GroupBy node and SD files

Hi all.

I've found that using the GroupBy node to group molecules by cluster IDs messes with the structure files. It seems to flatten them out into single strings of text, which can't then be reinterpreted as structures. I've tried using SDF, CDK, RDKit formats, but in all cases the underlying formatting is broken.

Does anyone know how to get around this?

Using SMILES is an option, but then I have to convert multiple (unknown number) of columns of SMILES into structures. Similarly, I tried grouping mol IDs, rather than the structures themselves, to be replaced later, but again I don't know how to iterate over an unknown number of columns.



Hopefully this is an appropriate place for this query.

Didn't test your problem, but possible workaround - after grouping, delete the messed up structure column, and add it back from original table using Joiner.

Hi Rich,

could you please be a bit more specific about the grouping column and aggregation methods you used. I asume that you used the cluster id which is a string or numerical column as group column but what aggregation method do you apply on the structure column? As long as you use aggregation methods that do not convert the cell content (e.g. first, last, mode, max, min, list/set) the structure shouldn't change.




OK, so I have a node that turns my molecules into fingerprints, then a distance matrix is built and k-mediods calculated. This gives me a series of molecules (with IDs, fingerprints etc.) that have been assigned to a cluster and given a cluster ID (Row1, Row2... Row15 etc.).

What I tried to do was group all the molecules that belong to each cluster into rows. One row per cluster. So I've used the GroupBy node to group by the cluster IDs. This is where the SD files get flattened. I can separate the SD strings using Cell Splitter, but the text is still messed up. As you say, first, max, min etc. don't mess up the structure but all other options, including list and set, flatten the text out and comma separate it. I've just found that Transpose node does the same thing. 

I've tried grouping and then separating molecule IDs instead, but then I have to replace an unknown number of columns of mol IDs with their corresponding structure. I could do this by having lots and lots of Cell Replacer nodes, but that’s a horrible solution. If I’m going to work around this problem I need to be able to loop across columns. Is there any way to do this?

Kitsune, just tried that. Same problem of doing operations on multiple columns.

I see your problem now, aggregation methods in GroupBy node are really for strings only and kill SDF formatting.

Ok, I kludged up a workflow that does the trick, but it's a little Frankenstein of about 20 nodes.

If you are still interested, I can make a writeup how it works.

ETA: Transpose works for me with SDF, if there is only molecule column in table.

Yes please. That should be very helpful.

Is it possible to change the type of a column?

After my manipulation, the molecules have been typed as strings. If I can change their type, maybe I can use something like RDKit molecule format, which is more like SMILES strings. 

Hi Rich,

I usually solve that by doing a GroupBy with a List-aggregation. That will give me a collection column containing multiple SMILES / SDfiles that can be split into individual columns using a "Split Collection Column" node.
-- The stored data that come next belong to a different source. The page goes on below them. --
def _dims(B, NH, NC, CS, F, G, act_dtype) -> _Dims:
    if act_dtype == torch.bfloat16:
        code = 0
    elif act_dtype == torch.float32:
        code = 1
    else:
        raise RuntimeError(f"activations must be bfloat16 or float32, got {act_dtype}")
# ... 239 lines not shown


def pre_forward(XQ_raw, XK_raw, XV_raw, rope, src, pos, ln_w, ln_b, XQ, XK, XV, NH, n_pos=None, t0=0, tn=None):
    B, L, D = XQ_raw.shape
    _req_maps(rope, src, pos, L, D // NH, n_pos)
    for t, n in ((XQ_raw, "XQ_raw"), (XK_raw, "XK_raw"), (XV_raw, "XV_raw"), (XQ, "XQ"), (XK, "XK"), (XV, "XV")):
        _req(t, n, torch.bfloat16)
    for t, n in ((ln_w, "ln_w"), (ln_b, "ln_b")):
        _req(t, n, torch.float32)
    _call("ttt_hip_pre_forward_range", B, L, NH, D // NH, _p(XQ_raw), _p(XK_raw), _p(XV_raw), _p(rope), _p(src), _p(pos), _p(ln_w), _p(ln_b),
          _p(XQ), _p(XK), _p(XV), int(t0), int(L - t0 if tn is None else tn), device=XQ_raw.device)


def pre_backward_partials(NH):
    return load_library().ttt_hip_pre_backward_partials(int(NH))


def _req_rows(t, name, shape, ld):
    if not isinstance(t, torch.Tensor) or not t.is_cuda or t.dtype != torch.bfloat16 or tuple(t.shape) != tuple(shape) \
            or t.stride(2) != 1 or t.stride(1) != ld or (shape[0] > 1 and t.stride(0) != shape[1] * ld) or t.data_ptr() % 16:
        raise RuntimeError(f"{name}: expected a bf16 {tuple(shape)} tensor on a HIP device with token rows {ld} elements apart")


def pre_backward(XQ_raw, XK_raw, XV_raw, rope, src, pos, ln_w, dXQ, dXK, dXV, dXQ_raw, dXK_raw, dXV_raw, dlnw_part, dlnb_part, NH, ld_out=None):
    B, L, D = XQ_raw.shape
    for t, n in ((XQ_raw, "XQ_raw"), (XK_raw, "XK_raw"), (XV_raw, "XV_raw"), (dXQ, "dXQ"), (dXK, "dXK"), (dXV, "dXV")):
        _req(t, n, torch.bfloat16)
    for t, n in ((dXQ_raw, "dXQ_raw"), (dXK_raw, "dXK_raw"), (dXV_raw, "dXV_raw")):
        if ld_out is None:
            _req(t, n, torch.bfloat16)
        else:
            _req_rows(t, n, (B, L, D), int(ld_out))
    for t, n in ((ln_w, "ln_w"), (dlnw_part, "dlnw_part"), (dlnb_part, "dlnb_part")):
        _req(t, n, torch.float32)
    _call("ttt_hip_pre_backward_ld", B, L, NH, D // NH, _p(XQ_raw), _p(XK_raw), _p(XV_raw), _p(rope), _p(src), _p(pos), _p(ln_w),
          _p(dXQ), _p(dXK), _p(dXV), _p(dXQ_raw), _p(dXK_raw), _p(dXV_raw), ctypes.c_int64(D if ld_out is None else int(ld_out)),
          _p(dlnw_part), _p(dlnb_part), device=XQ_raw.device)


def post_partials(B, L):
    return load_library().ttt_hip_post_partials(int(B), int(L))


def post_forward(Y, src, w, b, out, eps, t0=0, tn=None):
    B, NH, L, F = Y.shape
    _req(Y, "Y", torch.bfloat16); _req(out, "out", torch.bfloat16); _req(w, "w", torch.float32); _req(b, "b", torch.float32)
    _call("ttt_hip_post_forward_range", B, L, NH, F, ctypes.c_float(eps), _p(Y), _p(src), _p(w), _p(b), _p(out),
          int(t0), int(L - t0 if tn is None else tn), device=Y.device)


def post_backward(Y, dOut, src, w, dY, dw_part, db_part, eps):
    B, NH, L, F = Y.shape
    _req(Y, "Y", torch.bfloat16); _req(dOut, "dOut", torch.bfloat16); _req(dY, "dY", torch.bfloat16)
    _req(w, "w", torch.float32); _req(dw_part, "dw_part", torch.float32); _req(db_part, "db_part", torch.float32)
    _call("ttt_hip_post_backward", B, L, NH, F, ctypes.c_float(eps), _p(Y), _p(dOut), _p(src), _p(w), _p(dY), _p(dw_part), _p(db_part),
          device=Y.device)


def gate_forward(res, y, tanh_text, tanh_video, out, n_text):
    B, L, D = res.shape
    _req(res, "res", torch.bfloat16); _req(y, "y", torch.bfloat16); _req(out, "out", torch.bfloat16)
    _req(tanh_text, "tanh_text", torch.float32); _req(tanh_video, "tanh_video", torch.float32)
    _call("ttt_hip_gate_forward", B, L, D, int(n_text), _p(res), _p(y), _p(tanh_text), _p(tanh_video), _p(out), device=res.device)


def gate_backward_partials(D):
    return load_library().ttt_hip_gate_backward_partials(int(D))


def gate_backward(g, y, tanh_text, tanh_video, dy, dtanh_part, n_text):
    B, L, D = g.shape
    _req(g, "g", torch.bfloat16); _req(y, "y", torch.bfloat16); _req(dy, "dy", torch.bfloat16)
    _req(tanh_text, "tanh_text", torch.float32); _req(tanh_video, "tanh_video", torch.float32); _req(dtanh_part, "dtanh_part", torch.float32)
    _call("ttt_hip_gate_backward", B, L, D, int(n_text), _p(g), _p(y), _p(tanh_text), _p(tanh_video), _p(dy), _p(dtanh_part), device=g.device)


class _AttnTensor(ctypes.Structure):
    _fields_ = [("ptr", ctypes.c_void_p), ("stride_b", ctypes.c_int64), ("stride_h", ctypes.c_int64), ("stride_s", ctypes.c_int64)]


class _AttnFwd(ctypes.Structure):
    _fields_ = [("Q", _AttnTensor), ("K", _AttnTensor), ("V", _AttnTensor), ("O", _AttnTensor), ("LSE", ctypes.c_void_p),
                ("B", ctypes.c_int32), ("NH", ctypes.c_int32), ("S", ctypes.c_int32), ("D", ctypes.c_int32), ("scale", ctypes.c_float)]


class _AttnBwd(ctypes.Structure):
    _fields_ = [(n, _AttnTensor) for n in ("Q", "K", "V", "O", "dO", "dQ", "dK", "dV")] + [
        ("LSE", ctypes.c_void_p), ("Delta", ctypes.c_void_p),
        ("B", ctypes.c_int32), ("NH", ctypes.c_int32), ("S", ctypes.c_int32), ("D", ctypes.c_int32), ("scale", ctypes.c_float)]


def _attn_tensor(t, name, shape):
    if not isinstance(t, torch.Tensor) or not t.is_cuda or t.dtype != torch.bfloat16:
        raise RuntimeError(f"{name}: expected a bfloat16 tensor on a HIP device (there is no CPU path)")
    if tuple(t.shape) != tuple(shape):
        raise RuntimeError(f"{name}: expected shape {tuple(shape)}, got {tuple(t.shape)}")
    if t.stride(3) != 1:
        raise RuntimeError(f"{name}: the head dimension must be contiguous")
    return _AttnTensor(t.data_ptr(), t.stride(0), t.stride(1), t.stride(2))


def attn_forward(q, k, v, out, lse, scale):
    B, NH, S, D = q.shape
    a = _AttnFwd(_attn_tensor(q, "q", (B, NH, S, D)), _attn_tensor(k, "k", (B, NH, S, D)), _attn_tensor(v, "v", (B, NH, S, D)),
                 _attn_tensor(out, "out", (B, NH, S, D)), lse.data_ptr() if lse is not None else None, B, NH, S, D, float(scale))
    if lse is not None:
        _req(lse, "lse", torch.float32)
    _call("ttt_hip_attn_forward", ctypes.byref(a), device=q.device)


def attn_backward(q, k, v, out, dout, lse, delta, dq, dk, dv, scale):
    B, NH, S, D = q.shape
    sh = (B, NH, S, D)
    _req(lse, "lse", torch.float32); _req(delta, "delta", torch.float32)
    a = _AttnBwd(_attn_tensor(q, "q", sh), _attn_tensor(k, "k", sh), _attn_tensor(v, "v", sh), _attn_tensor(out, "out", sh),
                 _attn_tensor(dout, "dout", sh), _attn_tensor(dq, "dq", sh), _attn_tensor(dk, "dk", sh), _attn_tensor(dv, "dv", sh),
                 lse.data_ptr(), delta.data_ptr(), B, NH, S, D, float(scale))
    _call("ttt_hip_attn_backward", ctypes.byref(a), device=q.device)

The column types and formats should not be affected by this operation.

Best regards, Nils

Picture of flow in attachment.

Read file, some corrections of missing values, GroupBy by your clusterID, for aggregation take some molecule name column or something, and as method - value count, so you get column with count of how many molecules you have in each cluster.

nodes 10-12-11  - find what is the largest mol count in clusters and put this value in some flow variable, lets say named X.

Then we need to make empty table with no rows, but X columns of type SDF molecule. That is kludged by nodes 17 to 21 - filter out from starting table X rows (use the flow variable X), filter out all colums except Molecule,   make fresh RowIDs, Transpose (it works  ok with sdf, if there are no other colums to confuse types) and filter out the only row from it.

Now we can do looping. TableRow to Variable loop uses grouped table and passes your clusterID from each row as flow variable to loop body. Here we filter from starting table rows by passed clusterId varaible, again leave only molecule column, make new RowIDs, transpose and Concatenate with previously prepared empty table of SDF.

That is passed to loop end, which collects summary table. 

If you need to pass additional data from starting table, add those by usual methods with Joiner, collection colums and like.





ETA: Of course, if aggregating as List do preserve sdf format, then all this little mess is not needed

Nils' solution has done the trick.

I'll still have a go with your workflow Kitsune, as an exercise in loops.